On parle souvent du moindre effort comme pouvant être à la base d’une loi qui permet d’arriver avec d’autant plus de plaisir à ses fins qu’on aura passé le moins de temps possible à mettre en oeuvre les moyens pour y parvenir, mais ne faudrait-il pas, pour respecter l’équilibre, que soit autant loué un penchant quasi inverse qu’on pourrait nommer la loi du risque maximal ? Car si en art la première ne manque pas de provoquer l’admiration des plus paresseux d’entre nous, presque réconfortés de voir que parfois la roublardise peut faire illusion, la seconde en revanche parle aux plus intrépides, ceux qui savent depuis belle lurette qu’à vaincre sans péril on triomphe sans gloire, si tant est déjà qu’on ne soit pas tué avant d’arriver au bout de la partie…
Je ne suis pas sûr qu’en sortant de la salle, pourtant, les contempteurs de Nouvelle Vague (et ils semblent être une bonne palanquée) reconnaissent au moins à Linklater le mérite d’avoir accumulé toutes les bonnes raisons de rater son coup. On dirait plutôt qu’à leurs yeux cela ne représente qu’une série de circonstances aggravantes ! Les mêmes qui il y a 400 ans auraient dit en sortant d’un Corneille "ah si au moins ce n’était pas en alexandrins”, s’en donnent ici à coeur joie : ah si au moins ce n’était pas en noir et blanc, si au moins c’était filmé en 1:37 et pas en 4/3, si au moins les comédiens ne cherchaient pas à imiter leurs modèles, si au moins il y avait une histoire, si au moins la reconstitution n’était pas tatillone et les faits fidèles et les citations exactes, si au moins la chronologie n’était pas scrupuleusement respectée, si au moins il y avait du jazz, ou des jump cut, ou des regards caméra, si au moins il y avait des stars connues, si au moins ça n’avait pas duré plus que l’original, si au moins il n'y avait pas tout ce name dropping, et j’en passe. Jusqu’au reproche principal : si au moins ça ne parlait pas d’A bout de souffle ! suprême argument aussi bien pour les thuriféraires du Maitre (“mais à quoi bon” lâchent-ils avec un brin de condescendance) que pour ceux qui le poursuivent d’une haine aussi imperturbable que stérile (à moins d’être très masochistes, ou d’êtres mus par une impérieuse envie d’avoir coute que coute raison, ceux là n’ont pas dû aller voir le film mais peuvent d’autant plus dire eux aussi “mais à quoi bon ?”).

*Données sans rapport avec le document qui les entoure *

template <int CA_WAVES, bool NTL, int MINW = 1>
__global__ __launch_bounds__(CA_WAVES * 64, MINW) void dec_cross_attn_kernel(const half_t* __restrict__ qx, int d,
                                                             const half_t* __restrict__ ck,
                                                             const half_t* __restrict__ cvt, int T, int kvp,
                                                             int kmul, half_t* __restrict__ out,
                                                             const int* __restrict__ done, int kv_div, int frag,
                                                             const int* __restrict__ slot_map) {
  __shared__ float sm[CA_WAVES][16], sl[CA_WAVES][16];
  __shared__ float so[CA_WAVES][16][65];
  const int h = blockIdx.x, c = blockIdx.y;
  if (done && done[c]) return;
  const int tid = threadIdx.x, lane = tid & 63, wave = tid >> 6;
  const int j = lane & 15, g = lane >> 4;
  const int ce = slot_map[c / kv_div];
  const half_t* kbase = ck + ((size_t)ce * (d >> 6) + h) * kvp * 64 + lane * 8;
  const half_t* vbase = cvt + ((size_t)ce * (d >> 6) + h) * kvp * 64 + lane * 8;
  half8_t qf[2];
  {
    if (j < kmul) {
      const half_t* qp = qx + (size_t)(c * kmul + j) * d + h * 64 + g * 8;
#pragma unroll
      for (int s = 0; s < 2; ++s) {
        half8_t v = *reinterpret_cast<const half8_t*>(qp + s * 32);
#pragma unroll
        for (int e = 0; e < 8; ++e) v[e] = v[e] * (half_t)0.125f;
        qf[s] = v;
      }
    } else {
      qf[0] = half8_t{0, 0, 0, 0, 0, 0, 0, 0};
      qf[1] = qf[0];
    }
  }
  floatx4 o[4];
#pragma unroll
  for (int dt = 0; dt < 4; ++dt) o[dt] = floatx4{0, 0, 0, 0};
  float m_run = -1.0e30f, l_run = 0.f;
  const float LOG2E = 1.4426950408889634f;
  const int ngroups = (T + 31) >> 5;
  auto load_kv = [&](int gi, half8_t (&kf)[4], half8_t (&vf)[4]) {
    const half_t* kp = kbase + (size_t)gi * 2048;
    const half_t* vp = vbase + (size_t)gi * 2048;
#pragma unroll
    for (int q = 0; q < 4; ++q)
      kf[q] = NTL ? __builtin_nontemporal_load(reinterpret_cast<const half8_t*>(kp + q * 512))
                  : *reinterpret_cast<const half8_t*>(kp + q * 512);
#pragma unroll
    for (int dt = 0; dt < 4; ++dt)
      vf[dt] = NTL ? __builtin_nontemporal_load(reinterpret_cast<const half8_t*>(vp + dt * 512))
                   : *reinterpret_cast<const half8_t*>(vp + dt * 512);
  };
  half8_t kcur[4], vcur[4], knxt[4], vnxt[4];
  if (wave < ngroups) load_kv(wave, kcur, vcur);
  for (int gi = wave; gi < ngroups; gi += CA_WAVES) {
    const int base = gi * 32;
    const bool has_next = (gi + CA_WAVES) < ngroups;
    if (has_next) load_kv(gi + CA_WAVES, knxt, vnxt);
    floatx4 s0 = {0, 0, 0, 0}, s1 = {0, 0, 0, 0};
    s0 = __builtin_amdgcn_mfma_f32_16x16x32_f16(kcur[0], qf[0], s0, 0, 0, 0);
    s0 = __builtin_amdgcn_mfma_f32_16x16x32_f16(kcur[1], qf[1], s0, 0, 0, 0);
    s1 = __builtin_amdgcn_mfma_f32_16x16x32_f16(kcur[2], qf[0], s1, 0, 0, 0);
    s1 = __builtin_amdgcn_mfma_f32_16x16x32_f16(kcur[3], qf[1], s1, 0, 0, 0);
    float sc[8];
    float mx = -1.0e30f;
#pragma unroll
    for (int e = 0; e < 8; ++e) {
      float v = (e < 4 ? s0[e] : s1[e - 4]) * LOG2E;
      if (base + 8 * g + e >= T) v = -1.0e30f;
      sc[e] = v;
      mx = fmaxf(mx, v);
    }
    mx = pair16_max(mx);
    mx = pair32_max(mx);
    const float m_new = fmaxf(m_run, mx);
    const float alpha = __builtin_amdgcn_exp2f(m_run - m_new);
    m_run = m_new;
    half8_t pf;
    float psum = 0.f;
#pragma unroll
    for (int e = 0; e < 8; ++e) {
      const float pv = __builtin_amdgcn_exp2f(sc[e] - m_new);
      psum += pv;
      pf[e] = (half_t)pv;
    }
    l_run = l_run * alpha + psum;
#pragma unroll
    for (int dt = 0; dt < 4; ++dt) {
#pragma unroll
      for (int e = 0; e < 4; ++e) o[dt][e] *= alpha;
      o[dt] = __builtin_amdgcn_mfma_f32_16x16x32_f16(vcur[dt], pf, o[dt], 0, 0, 0);
    }
    if (has_next) {
#pragma unroll
      for (int q = 0; q < 4; ++q) { kcur[q] = knxt[q]; vcur[q] = vnxt[q]; }
    }
  }
  l_run = pair16_sum(l_run);
  l_run = pair32_sum(l_run);
  if (g == 0) { sm[wave][j] = m_run; sl[wave][j] = l_run; }
#pragma unroll
  for (int dt = 0; dt < 4; ++dt)
#pragma unroll
    for (int e = 0; e < 4; ++e) so[wave][j][dt * 16 + 4 * g + e] = o[dt][e];
  __syncthreads();
  for (int idx = tid; idx < kmul * 64; idx += CA_WAVES * 64) {
    const int qq = idx >> 6, dh = idx & 63;
    float M = sm[0][qq];
#pragma unroll
    for (int w = 1; w < CA_WAVES; ++w) M = fmaxf(M, sm[w][qq]);
    float Lsum = 0.f, O = 0.f;
#pragma unroll
    for (int w = 0; w < CA_WAVES; ++w) {
      const float f = __builtin_amdgcn_exp2f(sm[w][qq] - M);
      Lsum += sl[w][qq] * f;
      O += so[w][qq][dh] * f;
    }
    const int orow = c * kmul + qq;
    half_t* dst = frag ? out + frag_off(orow, h * 64 + dh, d >> 5) : out + (size_t)orow * d + h * 64 + dh;
    *dst = (half_t)(O / Lsum);
  }
}

__global__ __launch_bounds__(1024) void dec_nospeech_kernel(const float* __restrict__ logits, int V, int row_mul,
                                                            int no_speech_id, float* __restrict__ out) {
  __shared__ float red[32];
  const int b = blockIdx.x;
  const float* lg = logits + (size_t)b * row_mul * V;
  float mx = -3.0e38f;
  for (int v = threadIdx.x; v < V; v += blockDim.x) mx = fmaxf(mx, lg[v]);
  mx = wave_max(mx);
  if ((threadIdx.x & 63) == 0) red[threadIdx.x >> 6] = mx;
  __syncthreads();
  float m2 = -3.0e38f;
  for (int i = 0; i < (int)(blockDim.x >> 6); ++i) m2 = fmaxf(m2, red[i]);
  __syncthreads();
  float s = 0.f;
  for (int v = threadIdx.x; v < V; v += blockDim.x) s += __expf(lg[v] - m2);
  s = wave_sum(s);
  if ((threadIdx.x & 63) == 0) red[threadIdx.x >> 6] = s;
  __syncthreads();
  if (threadIdx.x == 0) {
    float tot = 0.f;
// ... 477 lines not shown
    case 0: frag_variant<4, 2, 2, 5>(st, lnf, xf, Wf, bias, s1, cf, out, R, N, K); break;
    case 1: frag_variant<8, 2, 2, 5>(st, lnf, xf, Wf, bias, s1, cf, out, R, N, K); break;
    case 2: frag_variant<8, 4, 2, 3>(st, lnf, xf, Wf, bias, s1, cf, out, R, N, K); break;
    case 3: frag_variant<8, 4, 2, 4>(st, lnf, xf, Wf, bias, s1, cf, out, R, N, K); break;
    case 4: frag_variant<8, 4, 4, 2>(st, lnf, xf, Wf, bias, s1, cf, out, R, N, K); break;
    case 5: frag_variant<8, 4, 4, 3>(st, lnf, xf, Wf, bias, s1, cf, out, R, N, K); break;
    case 6: frag_variant<4, 4, 2, 3>(st, lnf, xf, Wf, bias, s1, cf, out, R, N, K); break;
    case 7: frag_variant<8, 2, 4, 3>(st, lnf, xf, Wf, bias, s1, cf, out, R, N, K); break;
    case 8: frag_variant<8, 8, 2, 2>(st, lnf, xf, Wf, bias, s1, cf, out, R, N, K); break;
    case 9: frag_variant<4, 4, 4, 2>(st, lnf, xf, Wf, bias, s1, cf, out, R, N, K); break;
    case 23: frag_variant<4, 1, 1, 10>(st, lnf, xf, Wf, bias, s1, cf, out, R, N, K); break;
    case 24: frag_variant<8, 1, 1, 10>(st, lnf, xf, Wf, bias, s1, cf, out, R, N, K); break;
    case 25: frag_variant<4, 1, 2, 6>(st, lnf, xf, Wf, bias, s1, cf, out, R, N, K); break;
    case 26: frag_variant<8, 1, 2, 6>(st, lnf, xf, Wf, bias, s1, cf, out, R, N, K); break;
    case 21: frag_variant<4, 4, 4, 5>(st, lnf, xf, Wf, bias, s1, cf, out, R, N, K); break;
    case 22: frag_variant<8, 4, 4, 5>(st, lnf, xf, Wf, bias, s1, cf, out, R, N, K); break;
    case 10: case 11: case 12:
      return launch_dec_gemm_big(st, variant - 10, xf, Wf, lnf ? nullptr : bias, lnf ? s1 : nullptr, lnf ? cf : nullptr,
                                 nullptr, 0, out, N, nullptr, R, N, K, 0);
    default: return -1;
  }
  return 0;
}

static int dec_linear_role(int N, int K) { return N == 3 * K ? 0 : (N >= 2560 ? 2 : (K >= 2560 ? 3 : 1)); }
struct DecBigRule { int rows; int cfg; };
static const DecBigRule DEC_BIG_RULES[4][2] = {
     {{640, 2}, {1280, 0}},
     {{1088, 1}, {1 << 30, 1}},
     {{512, 2}, {1280, 0}},
     {{832, 1}, {1 << 30, 1}},
};
static int dec_big_cfg_for(int R, int N, int K) {
  const DecBigRule* r = DEC_BIG_RULES[dec_linear_role(N, K)];
  if (R >= r[1].rows) return r[1].cfg;
  if (R >= r[0].rows) return r[0].cfg;
  return -1;
}
#define DEC_BIG_MIN_ROWS_I8 1024
int dec_big_min_rows_of(int role, int compute_type) {
  if (compute_type == 1) return DEC_BIG_MIN_ROWS_I8;
  if (role >= 0 && role < 4) return DEC_BIG_RULES[role][0].rows;
  int lo = DEC_BIG_RULES[0][0].rows;
  for (int k = 1; k < 4; ++k) lo = DEC_BIG_RULES[k][0].rows < lo ? DEC_BIG_RULES[k][0].rows : lo;
  return lo;
}

static bool skinny_one_tile(int R, int N) { return R <= 16 || (R <= 96 && N <= 1280); }

int launch_dec_gemm_frag(hipStream_t st, const half_t* xf, const half_t* Wf, const half_t* bias, const float* s1,
                         const float* cf, const half_t* res, int ldr, half_t* out, int ldo, half_t* out_frag, int R,
                         int N, int K, int act) {
  const int cfg = dec_big_cfg_for(R, N, K);
  if (cfg >= 0 &&
      launch_dec_gemm_big(st, cfg, xf, Wf, bias, s1, cf, res, ldr, out, ldo, out_frag, R, N, K, act) == 0)
    return 0;
  return launch_dec_gemm_skinny(st, xf, Wf, bias, s1, cf, res, ldr, out, ldo, out_frag, R, N, K, act);
}

int dec_big_min_rows() { return dec_big_min_rows_of(-1, 0); }

int launch_dec_gemm_skinny(hipStream_t st, const half_t* xf, const half_t* Wf, const half_t* bias, const float* s1,
                           const float* cf, const half_t* res, int ldr, half_t* out, int ldo, half_t* out_frag, int R,
                           int N, int K, int act) {
  if (K % 32 != 0 || N % 32 != 0 || R < 1) return -1;
  const int waves = K >= 2560 ? 8 : 4;
  const bool one_tile = skinny_one_tile(R, N);
  if (one_tile) {
    if (s1) frag_go<true, 1, 1, 10>(st, waves, xf, Wf, bias, s1, cf, res, ldr, out, ldo, out_frag, R, N, K, act);
    else frag_go<false, 1, 1, 10>(st, waves, xf, Wf, bias, s1, cf, res, ldr, out, ldo, out_frag, R, N, K, act);
    return 0;
  }
  if (s1) frag_go<true, 2, 2>(st, waves, xf, Wf, bias, s1, cf, res, ldr, out, ldo, out_frag, R, N, K, act);
  else frag_go<false, 2, 2>(st, waves, xf, Wf, bias, s1, cf, res, ldr, out, ldo, out_frag, R, N, K, act);
  return 0;
}

int launch_dec_gemm_skinny_tiles(hipStream_t st, int tiles, const half_t* xf, const half_t* Wf, const half_t* bias,
                                 const float* s1, const float* cf, const half_t* res, int ldr, half_t* out, int ldo,
                                 half_t* out_frag, int R, int N, int K, int act) {
  if (K % 32 != 0 || N % 32 != 0 || R < 1) return -1;
  const int waves = K >= 2560 ? 8 : 4;
  if (tiles == 1) {
    if (s1) frag_go<true, 1, 1, 10>(st, waves, xf, Wf, bias, s1, cf, res, ldr, out, ldo, out_frag, R, N, K, act);
    else frag_go<false, 1, 1, 10>(st, waves, xf, Wf, bias, s1, cf, res, ldr, out, ldo, out_frag, R, N, K, act);
  } else if (tiles == 2) {
    if (s1) frag_go<true, 2, 2>(st, waves, xf, Wf, bias, s1, cf, res, ldr, out, ldo, out_frag, R, N, K, act);
    else frag_go<false, 2, 2>(st, waves, xf, Wf, bias, s1, cf, res, ldr, out, ldo, out_frag, R, N, K, act);
  } else {
    return -1;
  }
  return 0;
}

int launch_dec_gemm_frag_i8(hipStream_t st, const int8_t* xq, const float* x_scale, const int8_t* Wq,
                            const float* w_scale, const half_t* bias, const half_t* res, int ldr, half_t* out, int ldo,
                            int R, int N, int K, int act) {
  if (K % 64 != 0 || N % 32 != 0 || R < 1 || !x_scale || !w_scale) return -1;
  if (R >= DEC_BIG_MIN_ROWS_I8 && N % 64 == 0) {
    const dim3 g4(N / 64, ((R + 15) / 16 + 3) / 4);
    if (K >= 2560)
      dec_gemm_frag_i8_kernel<8, 4, 4, 3><<<g4, 512, 0, st>>>(xq, x_scale, Wq, w_scale, bias, res, ldr, out, ldo, R, N, K, act);
    else
      dec_gemm_frag_i8_kernel<4, 4, 4, 5><<<g4, 256, 0, st>>>(xq, x_scale, Wq, w_scale, bias, res, ldr, out, ldo, R, N, K, act);
    return 0;
  }
  const dim3 grid(N / 32, ((R + 15) / 16 + 1) / 2);
  if (K >= 2560)
    dec_gemm_frag_i8_kernel<8, 2, 2><<<grid, 512, 0, st>>>(xq, x_scale, Wq, w_scale, bias, res, ldr, out, ldo, R, N, K, act);
  else
    dec_gemm_frag_i8_kernel<4, 2, 2><<<grid, 256, 0, st>>>(xq, x_scale, Wq, w_scale, bias, res, ldr, out, ldo, R, N, K, act);
  return 0;
}

template <bool I8, bool LNF, int RT>
static void wave_go(hipStream_t st, const void* xf, const float* x_scale, const void* Wf, const float* w_scale,
                    const float* s1, const float* cf, float* out, int ldo, int R, int N, int K) {
  constexpr int NT = 2, WM = 1, WN = 4;
  const int n_rt = (R + 15) / 16, n_ct = (N + 15) / 16;
  const int n_cg = ((n_ct + NT * WN - 1) / (NT * WN) + 7) & ~7;
  const int n_rg = (n_rt + RT * WM - 1) / (RT * WM);
  dec_gemm_wave_kernel<I8, LNF, true, RT, NT, WM, WN><<<n_cg * n_rg, WM * WN * 64, 0, st>>>(
      xf, x_scale, Wf, w_scale, nullptr, s1, cf, out, ldo, R, N, K, n_rg);
}

int launch_dec_logits(hipStream_t st, bool i8, const void* xf, const float* x_scale, const void* Wf,
                      const float* w_scale, const float* s1, const float* cf, float* out, int ldo, int R, int N, int K) {
  if (K % (i8 ? 64 : 32) != 0 || R < 1) return -1;
  if (i8 ? (!x_scale || !w_scale) : ((s1 == nullptr) != (cf == nullptr))) return -1;
  const int n_rt = (R + 15) / 16;
#define WG(RT)                                                                                   \
  do {                                                                                           \
    if (i8) wave_go<true, false, RT>(st, xf, x_scale, Wf, w_scale, s1, cf, out, ldo, R, N, K);   \
    else if (s1) wave_go<false, true, RT>(st, xf, x_scale, Wf, w_scale, s1, cf, out, ldo, R, N, K); \
    else wave_go<false, false, RT>(st, xf, x_scale, Wf, w_scale, s1, cf, out, ldo, R, N, K);     \
  } while (0)
  if (n_rt == 1) WG(1);
  else if (n_rt == 2) WG(2);
  else if (n_rt == 3) WG(3);
  else if (n_rt == 4) WG(4);
  else WG(5);
#undef WG
  return 0;
}

bool self_attn_block_ok(int n_ctx, int cache_ctx, int d, int R_total) {
  return (n_ctx & 3) == 0 && (size_t)R_total * cache_ctx * d * sizeof(half_t) < ((size_t)1 << 32);
}

void launch_self_attn(hipStream_t st, const half_t* qkv, int d, half_t* kc, half_t* vc, int n_ctx, int cache_ctx, int H,
                      const uint8_t* kvidx2, int Kbeam, int kmul, half_t* out, int rows, const int* d_step,
                      int pos_fixed, int P, int R_total, int frag, int blk_n) {
  if (blk_n > 0) {
    dec_self_attn2_kernel<1, true, 1024, true><<<dim3(H, rows / blk_n), blk_n * 64, (size_t)blk_n * 2 * n_ctx * sizeof(float), st>>>(
        qkv, d, kc, vc, n_ctx, cache_ctx, H, kvidx2, Kbeam, blk_n, out, d_step, pos_fixed, P, R_total, frag);
    return;
  }
  const dim3 grid(H, rows / kmul);
  const size_t lds = (size_t)kmul * 2 * n_ctx * sizeof(float);
  int form = g_self_attn_form.load(std::memory_order_relaxed);
  if ((n_ctx & 3) != 0 || (size_t)R_total * cache_ctx * d * sizeof(half_t) >= ((size_t)1 << 32)) form = 1;
  if (form == 0) form = (kmul <= 8 && (int)(grid.x * grid.y) <= 768) ? 2 : 3;
  if (form == 2 && kmul > 8) form = 3;
#define SA_ARGS qkv, d, kc, vc, n_ctx, cache_ctx, H, kvidx2, Kbeam, kmul, out, d_step, pos_fixed, P, R_total, frag
  if (form == 1) dec_self_attn_kernel<<<grid, kmul * 64, lds, st>>>(SA_ARGS);
  else if (form == 2) dec_self_attn2_kernel<4, false, 512><<<grid, kmul * 64, lds, st>>>(SA_ARGS);
  else dec_self_attn2_kernel<1, true, 1024><<<grid, kmul * 64, lds, st>>>(SA_ARGS);
#undef SA_ARGS
}
void set_self_attn_form(int form) { g_self_attn_form.store(form); g_forms_epoch.fetch_add(1); }
int kernel_forms_epoch() { return g_forms_epoch.load(); }
void bump_kernel_forms_epoch() { g_forms_epoch.fetch_add(1); }

void launch_cross_attn(hipStream_t st, const half_t* qx, int d, const half_t* ck, const half_t* cvt, int T, int kvp,
                       int kmul, half_t* out, int B, int H, const int* done, int kv_div, int frag, const int* slot_map) {
  const int cap = g_cross_regs.load(std::memory_order_relaxed);
  if (cap == 1)
    dec_cross_attn_kernel<8, true, 5><<<dim3(H, B), 512, 0, st>>>(qx, d, ck, cvt, T, kvp, kmul, out, done, kv_div, frag, slot_map);
  else if (cap == 2)
    dec_cross_attn_kernel<8, true, 6><<<dim3(H, B), 512, 0, st>>>(qx, d, ck, cvt, T, kvp, kmul, out, done, kv_div, frag, slot_map);
  else
    dec_cross_attn_kernel<8, true><<<dim3(H, B), 512, 0, st>>>(qx, d, ck, cvt, T, kvp, kmul, out, done, kv_div, frag, slot_map);
}
void set_cross_attn_regs(int cap) { g_cross_regs.store(cap); g_forms_epoch.fetch_add(1); }

void launch_nospeech(hipStream_t st, const float* logits, int V, int row_mul, int no_speech_id, float* out, int B) {
  dec_nospeech_kernel<<<B, 1024, 0, st>>>(logits, V, row_mul, no_speech_id, out);
}

void launch_logits_process(hipStream_t st, const GenDev& gp, float* logits, const unsigned long long* sup_bits,
                           const int* hist2, const float* cum2, const int* d_step, const int* done, float* cand_val,
                           int* cand_tok) {
  const bool wide = gp.ts_begin >= 48 * LP_THREADS;
#define LP_GO(SMP, TXI) \
  dec_logits_process_kernel<SMP, TXI><<<gp.R, LP_THREADS, 0, st>>>(gp, logits, sup_bits, hist2, cum2, d_step, done, cand_val, cand_tok)
  if (gp.sample) { if (wide) LP_GO(true, 48); else LP_GO(true, 0); }
  else { if (wide) LP_GO(false, 48); else LP_GO(false, 0); }
#undef LP_GO
}

void launch_beam_update(hipStream_t st, const GenDev& gp, const float* cand_val, const int* cand_tok, int* hist2,
                        float* cum2, uint8_t* kvidx2, int* cur_tok, const int* d_step, int* done, int* n_done,
                        int* n_fin, int* fin_tok, int* fin_len, float* fin_score, float* fin_cum) {
  dec_beam_update_kernel<<<gp.B, 64, 0, st>>>(gp, cand_val, cand_tok, hist2, cum2, kvidx2, cur_tok, d_step, done,
                                              n_done, n_fin, fin_tok, fin_len, fin_score, fin_cum);
}

void launch_step_advance(hipStream_t st, int* d_step) { dec_step_advance_kernel<<<1, 1, 0, st>>>(d_step); }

Seulement voilà, d’après la loi du risque maximal, c’est justement de suivre avec tant d’insouciance cette ligne de crête qui peut assurer, parfois, les vertiges les plus enivrants. Et oui, en ce qui me concerne (essayant sans doute d’être un peu plus intrépide pour devenir un peu moins paresseux) c’est précisément parce qu’il traite d’un de mes films préférés en appliquant des principes diamétralement opposés à tout ce qui fait sa force et son originalité, que Linklater me charme et m'éblouit. Comme le dit Jean-Luc de sa voix trainante et sourde, faire un film c’est capturer par surprise le réel dans toute sa réalité, et à ce petit jeu là tous les coups sont permis. Non seulement Linklater fait le pari de mettre ce combat au centre de son propre film, comme un miroir face à un autre miroir, mais élégance suprême il ne s'autorise pas à utiliser les mêmes ruses que son inspirateur. Pour l’un tout doit être spontané pour juguler l’artifice, alors par contre coup pour l’autre tout sera artifice pour faire apparaître sous nos yeux émerveillé… la spontanéité. C'est qu'un menteur qui ment finit toujours par dire la vérité.